**What you have to do**
Show, in full, each line of the data that contains "xplane".

------ Exercise input

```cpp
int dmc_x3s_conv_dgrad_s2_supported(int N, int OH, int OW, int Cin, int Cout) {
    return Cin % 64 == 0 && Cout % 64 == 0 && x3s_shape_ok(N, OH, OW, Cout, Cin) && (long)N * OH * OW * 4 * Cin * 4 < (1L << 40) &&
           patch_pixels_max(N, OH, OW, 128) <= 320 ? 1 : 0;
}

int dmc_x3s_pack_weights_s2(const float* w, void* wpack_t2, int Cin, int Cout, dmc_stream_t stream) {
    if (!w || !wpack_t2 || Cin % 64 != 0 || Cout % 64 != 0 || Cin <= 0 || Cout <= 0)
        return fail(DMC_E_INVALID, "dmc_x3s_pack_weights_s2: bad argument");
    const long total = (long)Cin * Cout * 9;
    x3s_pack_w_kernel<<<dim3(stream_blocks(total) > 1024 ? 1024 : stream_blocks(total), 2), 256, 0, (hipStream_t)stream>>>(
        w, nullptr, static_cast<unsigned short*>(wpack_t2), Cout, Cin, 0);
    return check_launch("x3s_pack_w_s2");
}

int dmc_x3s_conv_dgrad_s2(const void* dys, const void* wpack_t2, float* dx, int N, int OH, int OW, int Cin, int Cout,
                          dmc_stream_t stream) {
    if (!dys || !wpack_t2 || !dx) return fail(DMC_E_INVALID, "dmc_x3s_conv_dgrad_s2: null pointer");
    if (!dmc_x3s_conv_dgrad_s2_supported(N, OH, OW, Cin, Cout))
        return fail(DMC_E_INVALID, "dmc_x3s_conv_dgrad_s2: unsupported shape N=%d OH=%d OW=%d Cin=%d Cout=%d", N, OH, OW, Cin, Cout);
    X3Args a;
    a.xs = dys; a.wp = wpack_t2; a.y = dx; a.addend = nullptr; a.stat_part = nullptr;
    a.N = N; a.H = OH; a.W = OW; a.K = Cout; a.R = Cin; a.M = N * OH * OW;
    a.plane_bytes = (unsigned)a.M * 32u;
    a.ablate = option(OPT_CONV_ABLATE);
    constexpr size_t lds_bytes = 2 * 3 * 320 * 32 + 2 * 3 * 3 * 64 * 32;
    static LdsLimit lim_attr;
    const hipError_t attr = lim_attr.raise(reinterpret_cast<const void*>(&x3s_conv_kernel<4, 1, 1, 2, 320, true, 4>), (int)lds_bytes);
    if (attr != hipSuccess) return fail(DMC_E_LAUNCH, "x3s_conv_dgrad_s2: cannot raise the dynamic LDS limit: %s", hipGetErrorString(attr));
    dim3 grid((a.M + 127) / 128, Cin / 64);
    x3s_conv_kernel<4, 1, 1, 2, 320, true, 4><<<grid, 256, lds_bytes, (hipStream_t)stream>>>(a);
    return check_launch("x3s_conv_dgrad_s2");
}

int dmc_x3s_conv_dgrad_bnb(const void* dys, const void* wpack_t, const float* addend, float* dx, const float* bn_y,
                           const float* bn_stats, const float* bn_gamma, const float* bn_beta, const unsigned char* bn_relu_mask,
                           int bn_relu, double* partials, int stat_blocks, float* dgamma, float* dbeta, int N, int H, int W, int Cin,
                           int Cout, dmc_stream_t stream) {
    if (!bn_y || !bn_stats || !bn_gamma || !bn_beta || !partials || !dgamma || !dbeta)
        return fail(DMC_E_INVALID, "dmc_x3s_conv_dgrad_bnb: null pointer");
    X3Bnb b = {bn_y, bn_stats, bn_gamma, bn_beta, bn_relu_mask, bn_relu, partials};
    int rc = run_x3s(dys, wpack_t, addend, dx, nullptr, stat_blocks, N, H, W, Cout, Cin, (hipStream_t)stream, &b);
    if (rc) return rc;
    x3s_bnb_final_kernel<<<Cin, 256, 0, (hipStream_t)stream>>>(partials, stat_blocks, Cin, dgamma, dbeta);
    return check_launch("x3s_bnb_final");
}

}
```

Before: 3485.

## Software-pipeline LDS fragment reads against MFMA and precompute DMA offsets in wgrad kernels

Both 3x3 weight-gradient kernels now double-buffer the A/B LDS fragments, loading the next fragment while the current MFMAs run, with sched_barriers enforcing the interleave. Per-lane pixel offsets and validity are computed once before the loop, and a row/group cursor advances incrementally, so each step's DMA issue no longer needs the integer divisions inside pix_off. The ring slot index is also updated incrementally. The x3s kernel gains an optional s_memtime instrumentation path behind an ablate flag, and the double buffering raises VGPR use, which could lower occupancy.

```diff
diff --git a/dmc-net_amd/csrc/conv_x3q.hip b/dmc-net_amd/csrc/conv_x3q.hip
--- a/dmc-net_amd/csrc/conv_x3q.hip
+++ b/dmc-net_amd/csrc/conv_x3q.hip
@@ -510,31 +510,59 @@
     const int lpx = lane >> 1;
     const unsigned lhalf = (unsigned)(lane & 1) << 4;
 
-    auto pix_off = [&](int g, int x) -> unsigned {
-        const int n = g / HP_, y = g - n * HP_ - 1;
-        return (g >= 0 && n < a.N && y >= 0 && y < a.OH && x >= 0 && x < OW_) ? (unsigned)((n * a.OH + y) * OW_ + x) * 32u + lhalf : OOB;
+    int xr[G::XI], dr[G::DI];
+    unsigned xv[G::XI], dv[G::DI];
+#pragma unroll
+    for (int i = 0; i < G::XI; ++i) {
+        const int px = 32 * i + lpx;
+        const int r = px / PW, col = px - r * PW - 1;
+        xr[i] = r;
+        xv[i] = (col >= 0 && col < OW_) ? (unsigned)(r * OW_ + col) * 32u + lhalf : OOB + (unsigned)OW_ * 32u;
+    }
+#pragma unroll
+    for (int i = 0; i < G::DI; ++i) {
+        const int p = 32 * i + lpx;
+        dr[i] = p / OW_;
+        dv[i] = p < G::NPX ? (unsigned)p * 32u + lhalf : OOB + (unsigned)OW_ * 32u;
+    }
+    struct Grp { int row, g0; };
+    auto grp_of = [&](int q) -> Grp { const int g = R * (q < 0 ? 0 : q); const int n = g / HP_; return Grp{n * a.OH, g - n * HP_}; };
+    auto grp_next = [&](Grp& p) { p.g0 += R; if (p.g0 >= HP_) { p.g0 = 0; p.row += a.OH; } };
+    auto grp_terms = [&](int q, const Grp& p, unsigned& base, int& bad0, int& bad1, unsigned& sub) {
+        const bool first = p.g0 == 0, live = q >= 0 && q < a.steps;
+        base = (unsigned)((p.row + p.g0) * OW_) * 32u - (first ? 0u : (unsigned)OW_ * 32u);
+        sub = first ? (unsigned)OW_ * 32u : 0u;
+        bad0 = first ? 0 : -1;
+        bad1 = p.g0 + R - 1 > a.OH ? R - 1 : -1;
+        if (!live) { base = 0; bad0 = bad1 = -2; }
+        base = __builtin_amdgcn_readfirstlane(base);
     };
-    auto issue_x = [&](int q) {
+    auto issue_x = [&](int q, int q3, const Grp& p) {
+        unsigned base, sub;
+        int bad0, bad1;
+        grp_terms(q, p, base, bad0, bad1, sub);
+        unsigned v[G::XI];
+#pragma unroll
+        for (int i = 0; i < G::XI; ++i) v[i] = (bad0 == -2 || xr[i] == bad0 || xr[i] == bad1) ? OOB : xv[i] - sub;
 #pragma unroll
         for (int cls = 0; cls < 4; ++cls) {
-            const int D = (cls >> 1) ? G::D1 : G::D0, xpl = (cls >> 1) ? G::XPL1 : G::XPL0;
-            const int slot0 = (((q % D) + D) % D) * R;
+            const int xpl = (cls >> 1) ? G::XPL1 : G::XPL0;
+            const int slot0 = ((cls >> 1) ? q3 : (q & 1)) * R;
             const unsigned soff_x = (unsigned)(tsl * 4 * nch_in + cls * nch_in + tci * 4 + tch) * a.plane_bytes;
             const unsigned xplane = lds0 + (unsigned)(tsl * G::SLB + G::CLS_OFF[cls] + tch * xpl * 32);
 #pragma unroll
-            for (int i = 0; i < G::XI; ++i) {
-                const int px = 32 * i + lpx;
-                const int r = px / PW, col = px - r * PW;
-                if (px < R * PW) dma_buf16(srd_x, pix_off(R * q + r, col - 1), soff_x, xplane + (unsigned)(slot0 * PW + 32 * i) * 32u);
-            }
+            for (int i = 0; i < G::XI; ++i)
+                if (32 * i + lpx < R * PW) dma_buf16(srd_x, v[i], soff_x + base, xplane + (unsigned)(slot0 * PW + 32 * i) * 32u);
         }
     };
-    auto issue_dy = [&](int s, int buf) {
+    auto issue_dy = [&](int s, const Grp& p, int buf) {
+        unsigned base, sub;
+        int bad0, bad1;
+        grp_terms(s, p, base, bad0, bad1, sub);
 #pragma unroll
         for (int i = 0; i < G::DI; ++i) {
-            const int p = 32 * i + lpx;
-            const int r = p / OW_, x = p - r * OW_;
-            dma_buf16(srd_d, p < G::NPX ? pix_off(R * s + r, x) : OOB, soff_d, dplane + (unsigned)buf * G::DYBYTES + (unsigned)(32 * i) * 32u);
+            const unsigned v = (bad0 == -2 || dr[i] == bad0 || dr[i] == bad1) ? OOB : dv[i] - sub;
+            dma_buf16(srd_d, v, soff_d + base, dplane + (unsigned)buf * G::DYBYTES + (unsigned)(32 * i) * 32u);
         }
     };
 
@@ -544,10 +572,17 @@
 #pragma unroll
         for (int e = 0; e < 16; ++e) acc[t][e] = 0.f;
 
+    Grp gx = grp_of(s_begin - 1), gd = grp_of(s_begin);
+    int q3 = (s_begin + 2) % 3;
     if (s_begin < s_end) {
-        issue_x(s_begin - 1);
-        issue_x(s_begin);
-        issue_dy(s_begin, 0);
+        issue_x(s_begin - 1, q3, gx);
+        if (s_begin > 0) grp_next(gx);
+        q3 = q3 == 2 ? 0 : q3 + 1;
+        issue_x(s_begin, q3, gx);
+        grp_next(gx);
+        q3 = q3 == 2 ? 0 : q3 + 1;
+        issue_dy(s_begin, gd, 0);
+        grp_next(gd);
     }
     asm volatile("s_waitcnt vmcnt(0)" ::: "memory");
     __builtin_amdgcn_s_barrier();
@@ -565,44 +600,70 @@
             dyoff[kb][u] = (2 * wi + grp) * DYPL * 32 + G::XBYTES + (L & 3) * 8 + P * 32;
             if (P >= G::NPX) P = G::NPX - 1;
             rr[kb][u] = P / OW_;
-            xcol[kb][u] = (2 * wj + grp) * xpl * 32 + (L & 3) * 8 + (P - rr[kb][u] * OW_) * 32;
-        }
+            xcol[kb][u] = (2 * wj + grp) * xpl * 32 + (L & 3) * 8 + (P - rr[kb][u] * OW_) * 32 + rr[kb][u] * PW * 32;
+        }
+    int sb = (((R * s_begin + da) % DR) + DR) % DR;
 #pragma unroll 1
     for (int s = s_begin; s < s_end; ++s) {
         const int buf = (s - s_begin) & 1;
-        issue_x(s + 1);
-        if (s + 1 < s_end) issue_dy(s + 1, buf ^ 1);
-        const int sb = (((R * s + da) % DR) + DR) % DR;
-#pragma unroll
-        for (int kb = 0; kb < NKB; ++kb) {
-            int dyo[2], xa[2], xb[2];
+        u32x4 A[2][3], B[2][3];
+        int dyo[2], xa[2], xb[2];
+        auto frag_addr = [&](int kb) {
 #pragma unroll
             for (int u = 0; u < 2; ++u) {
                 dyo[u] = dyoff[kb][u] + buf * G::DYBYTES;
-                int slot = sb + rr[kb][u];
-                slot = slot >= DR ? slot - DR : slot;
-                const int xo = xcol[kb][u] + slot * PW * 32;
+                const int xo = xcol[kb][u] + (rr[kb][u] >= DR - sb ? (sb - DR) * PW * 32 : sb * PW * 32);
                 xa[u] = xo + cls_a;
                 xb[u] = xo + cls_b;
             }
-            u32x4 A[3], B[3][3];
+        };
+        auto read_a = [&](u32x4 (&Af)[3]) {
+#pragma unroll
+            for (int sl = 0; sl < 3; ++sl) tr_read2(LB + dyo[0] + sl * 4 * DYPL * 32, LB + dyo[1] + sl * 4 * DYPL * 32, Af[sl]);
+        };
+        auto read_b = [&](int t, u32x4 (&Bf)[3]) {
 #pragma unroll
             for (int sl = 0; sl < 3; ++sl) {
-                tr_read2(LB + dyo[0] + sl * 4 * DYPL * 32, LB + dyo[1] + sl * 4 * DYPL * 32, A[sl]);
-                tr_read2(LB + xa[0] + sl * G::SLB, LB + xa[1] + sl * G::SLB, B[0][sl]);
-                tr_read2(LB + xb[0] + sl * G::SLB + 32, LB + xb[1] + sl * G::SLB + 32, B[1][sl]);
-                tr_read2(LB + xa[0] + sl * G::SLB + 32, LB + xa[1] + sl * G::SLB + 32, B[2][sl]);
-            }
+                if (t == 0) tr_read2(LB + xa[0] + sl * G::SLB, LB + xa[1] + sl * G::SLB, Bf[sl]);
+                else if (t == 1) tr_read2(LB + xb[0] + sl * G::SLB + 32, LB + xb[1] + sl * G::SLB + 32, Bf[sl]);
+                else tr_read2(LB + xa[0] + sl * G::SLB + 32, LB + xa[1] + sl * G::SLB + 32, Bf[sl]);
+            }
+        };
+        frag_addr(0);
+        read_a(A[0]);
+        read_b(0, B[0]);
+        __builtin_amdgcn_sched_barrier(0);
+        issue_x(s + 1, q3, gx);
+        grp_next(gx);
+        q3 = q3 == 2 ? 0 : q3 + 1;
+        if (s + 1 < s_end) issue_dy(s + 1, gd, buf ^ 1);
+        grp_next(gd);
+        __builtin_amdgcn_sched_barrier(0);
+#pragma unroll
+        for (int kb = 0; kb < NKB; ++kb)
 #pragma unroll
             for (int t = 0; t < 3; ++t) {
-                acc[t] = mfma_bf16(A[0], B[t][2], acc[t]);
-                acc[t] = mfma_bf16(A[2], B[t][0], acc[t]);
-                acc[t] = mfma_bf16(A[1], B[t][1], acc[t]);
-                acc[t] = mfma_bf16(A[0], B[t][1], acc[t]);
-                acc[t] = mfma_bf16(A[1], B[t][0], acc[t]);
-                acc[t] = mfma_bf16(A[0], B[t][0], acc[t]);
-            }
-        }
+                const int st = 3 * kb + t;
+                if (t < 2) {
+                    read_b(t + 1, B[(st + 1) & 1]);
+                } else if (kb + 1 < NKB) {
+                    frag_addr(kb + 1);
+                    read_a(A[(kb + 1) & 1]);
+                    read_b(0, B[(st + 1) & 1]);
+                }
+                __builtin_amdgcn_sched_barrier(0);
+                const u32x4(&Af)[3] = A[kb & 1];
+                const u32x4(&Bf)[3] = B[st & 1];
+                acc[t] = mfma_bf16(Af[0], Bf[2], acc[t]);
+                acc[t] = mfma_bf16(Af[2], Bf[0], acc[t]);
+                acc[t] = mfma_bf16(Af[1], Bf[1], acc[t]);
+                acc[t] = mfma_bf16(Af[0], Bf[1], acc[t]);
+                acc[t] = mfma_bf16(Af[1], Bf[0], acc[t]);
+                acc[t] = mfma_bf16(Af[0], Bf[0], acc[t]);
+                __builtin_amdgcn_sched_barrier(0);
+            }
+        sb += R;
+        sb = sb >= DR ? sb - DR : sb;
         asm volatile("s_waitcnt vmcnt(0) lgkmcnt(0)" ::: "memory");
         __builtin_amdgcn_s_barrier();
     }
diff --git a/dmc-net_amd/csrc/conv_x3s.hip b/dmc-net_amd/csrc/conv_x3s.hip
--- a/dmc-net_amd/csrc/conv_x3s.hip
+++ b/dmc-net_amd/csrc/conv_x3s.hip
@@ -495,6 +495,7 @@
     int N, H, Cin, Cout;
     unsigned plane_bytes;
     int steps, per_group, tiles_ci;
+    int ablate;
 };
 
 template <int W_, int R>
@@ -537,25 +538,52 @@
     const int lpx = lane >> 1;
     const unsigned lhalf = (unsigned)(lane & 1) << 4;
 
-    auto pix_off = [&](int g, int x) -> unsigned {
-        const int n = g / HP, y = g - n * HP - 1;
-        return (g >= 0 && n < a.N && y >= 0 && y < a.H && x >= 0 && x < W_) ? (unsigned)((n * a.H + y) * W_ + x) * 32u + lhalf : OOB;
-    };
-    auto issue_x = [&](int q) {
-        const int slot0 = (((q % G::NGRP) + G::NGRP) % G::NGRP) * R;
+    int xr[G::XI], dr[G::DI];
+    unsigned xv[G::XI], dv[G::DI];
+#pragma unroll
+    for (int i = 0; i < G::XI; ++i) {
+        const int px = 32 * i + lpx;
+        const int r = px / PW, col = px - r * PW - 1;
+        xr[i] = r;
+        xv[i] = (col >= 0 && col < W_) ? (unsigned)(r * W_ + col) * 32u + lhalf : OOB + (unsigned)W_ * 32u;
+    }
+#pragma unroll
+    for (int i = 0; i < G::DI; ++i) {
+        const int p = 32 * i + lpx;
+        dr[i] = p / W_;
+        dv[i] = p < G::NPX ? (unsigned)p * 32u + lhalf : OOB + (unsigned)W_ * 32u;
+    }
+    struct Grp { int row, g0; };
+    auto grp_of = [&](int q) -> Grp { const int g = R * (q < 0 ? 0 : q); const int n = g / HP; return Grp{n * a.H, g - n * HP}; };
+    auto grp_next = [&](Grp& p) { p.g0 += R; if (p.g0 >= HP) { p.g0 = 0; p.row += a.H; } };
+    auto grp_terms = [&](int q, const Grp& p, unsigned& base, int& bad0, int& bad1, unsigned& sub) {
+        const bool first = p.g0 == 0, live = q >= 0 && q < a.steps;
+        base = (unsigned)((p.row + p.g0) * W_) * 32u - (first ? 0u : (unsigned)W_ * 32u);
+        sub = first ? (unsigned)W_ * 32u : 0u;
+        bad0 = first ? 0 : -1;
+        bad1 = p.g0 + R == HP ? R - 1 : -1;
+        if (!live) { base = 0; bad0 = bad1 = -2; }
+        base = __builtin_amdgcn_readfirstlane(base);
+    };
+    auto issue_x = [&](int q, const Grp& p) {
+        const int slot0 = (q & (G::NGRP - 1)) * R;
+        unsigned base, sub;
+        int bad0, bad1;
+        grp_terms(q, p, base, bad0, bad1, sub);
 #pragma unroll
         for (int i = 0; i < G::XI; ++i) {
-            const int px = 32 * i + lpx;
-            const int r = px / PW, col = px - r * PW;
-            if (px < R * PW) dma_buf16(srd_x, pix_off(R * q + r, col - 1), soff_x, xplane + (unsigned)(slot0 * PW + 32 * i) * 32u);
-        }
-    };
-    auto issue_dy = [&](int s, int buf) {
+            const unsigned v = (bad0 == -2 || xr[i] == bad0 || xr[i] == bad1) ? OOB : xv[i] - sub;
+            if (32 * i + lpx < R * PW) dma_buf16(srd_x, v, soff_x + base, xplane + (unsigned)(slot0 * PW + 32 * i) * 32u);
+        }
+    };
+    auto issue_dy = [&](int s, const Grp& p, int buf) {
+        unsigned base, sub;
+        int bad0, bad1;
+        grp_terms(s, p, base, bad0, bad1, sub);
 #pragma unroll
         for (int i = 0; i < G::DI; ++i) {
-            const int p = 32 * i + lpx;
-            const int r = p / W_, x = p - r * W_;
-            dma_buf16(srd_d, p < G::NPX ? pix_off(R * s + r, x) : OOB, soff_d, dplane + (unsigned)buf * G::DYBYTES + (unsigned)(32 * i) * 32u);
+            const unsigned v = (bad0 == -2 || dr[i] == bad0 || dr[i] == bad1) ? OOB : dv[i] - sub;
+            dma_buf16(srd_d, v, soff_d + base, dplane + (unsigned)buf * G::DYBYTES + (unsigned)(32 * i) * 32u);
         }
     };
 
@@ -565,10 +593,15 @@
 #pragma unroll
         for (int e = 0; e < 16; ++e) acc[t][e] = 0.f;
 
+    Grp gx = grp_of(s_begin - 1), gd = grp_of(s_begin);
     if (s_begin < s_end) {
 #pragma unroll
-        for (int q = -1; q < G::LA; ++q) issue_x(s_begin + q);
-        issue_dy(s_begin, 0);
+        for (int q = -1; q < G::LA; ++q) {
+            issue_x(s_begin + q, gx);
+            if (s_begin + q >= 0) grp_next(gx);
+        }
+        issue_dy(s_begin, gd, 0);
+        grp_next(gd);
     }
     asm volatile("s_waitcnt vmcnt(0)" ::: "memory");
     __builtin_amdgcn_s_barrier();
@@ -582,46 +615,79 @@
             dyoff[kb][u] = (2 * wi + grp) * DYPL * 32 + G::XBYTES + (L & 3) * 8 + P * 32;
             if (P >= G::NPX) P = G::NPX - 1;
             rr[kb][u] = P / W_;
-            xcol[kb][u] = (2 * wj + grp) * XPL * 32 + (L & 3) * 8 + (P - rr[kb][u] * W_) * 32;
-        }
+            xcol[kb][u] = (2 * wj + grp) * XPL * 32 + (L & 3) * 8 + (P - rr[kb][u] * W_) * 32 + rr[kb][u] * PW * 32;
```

------------

**Output of the task**
             const unsigned xplane = lds0 + (unsigned)(tsl * G::SLB + G::CLS_OFF[cls] + tch * xpl * 32);
-                if (px < R * PW) dma_buf16(srd_x, pix_off(R * q + r, col - 1), soff_x, xplane + (unsigned)(slot0 * PW + 32 * i) * 32u);
+                if (32 * i + lpx < R * PW) dma_buf16(srd_x, v[i], soff_x + base, xplane + (unsigned)(slot0 * PW + 32 * i) * 32u);
-            if (px < R * PW) dma_buf16(srd_x, pix_off(R * q + r, col - 1), soff_x, xplane + (unsigned)(slot0 * PW + 32 * i) * 32u);
+            if (32 * i + lpx < R * PW) dma_buf16(srd_x, v, soff_x + base, xplane + (unsigned)(slot0 * PW + 32 * i) * 32u);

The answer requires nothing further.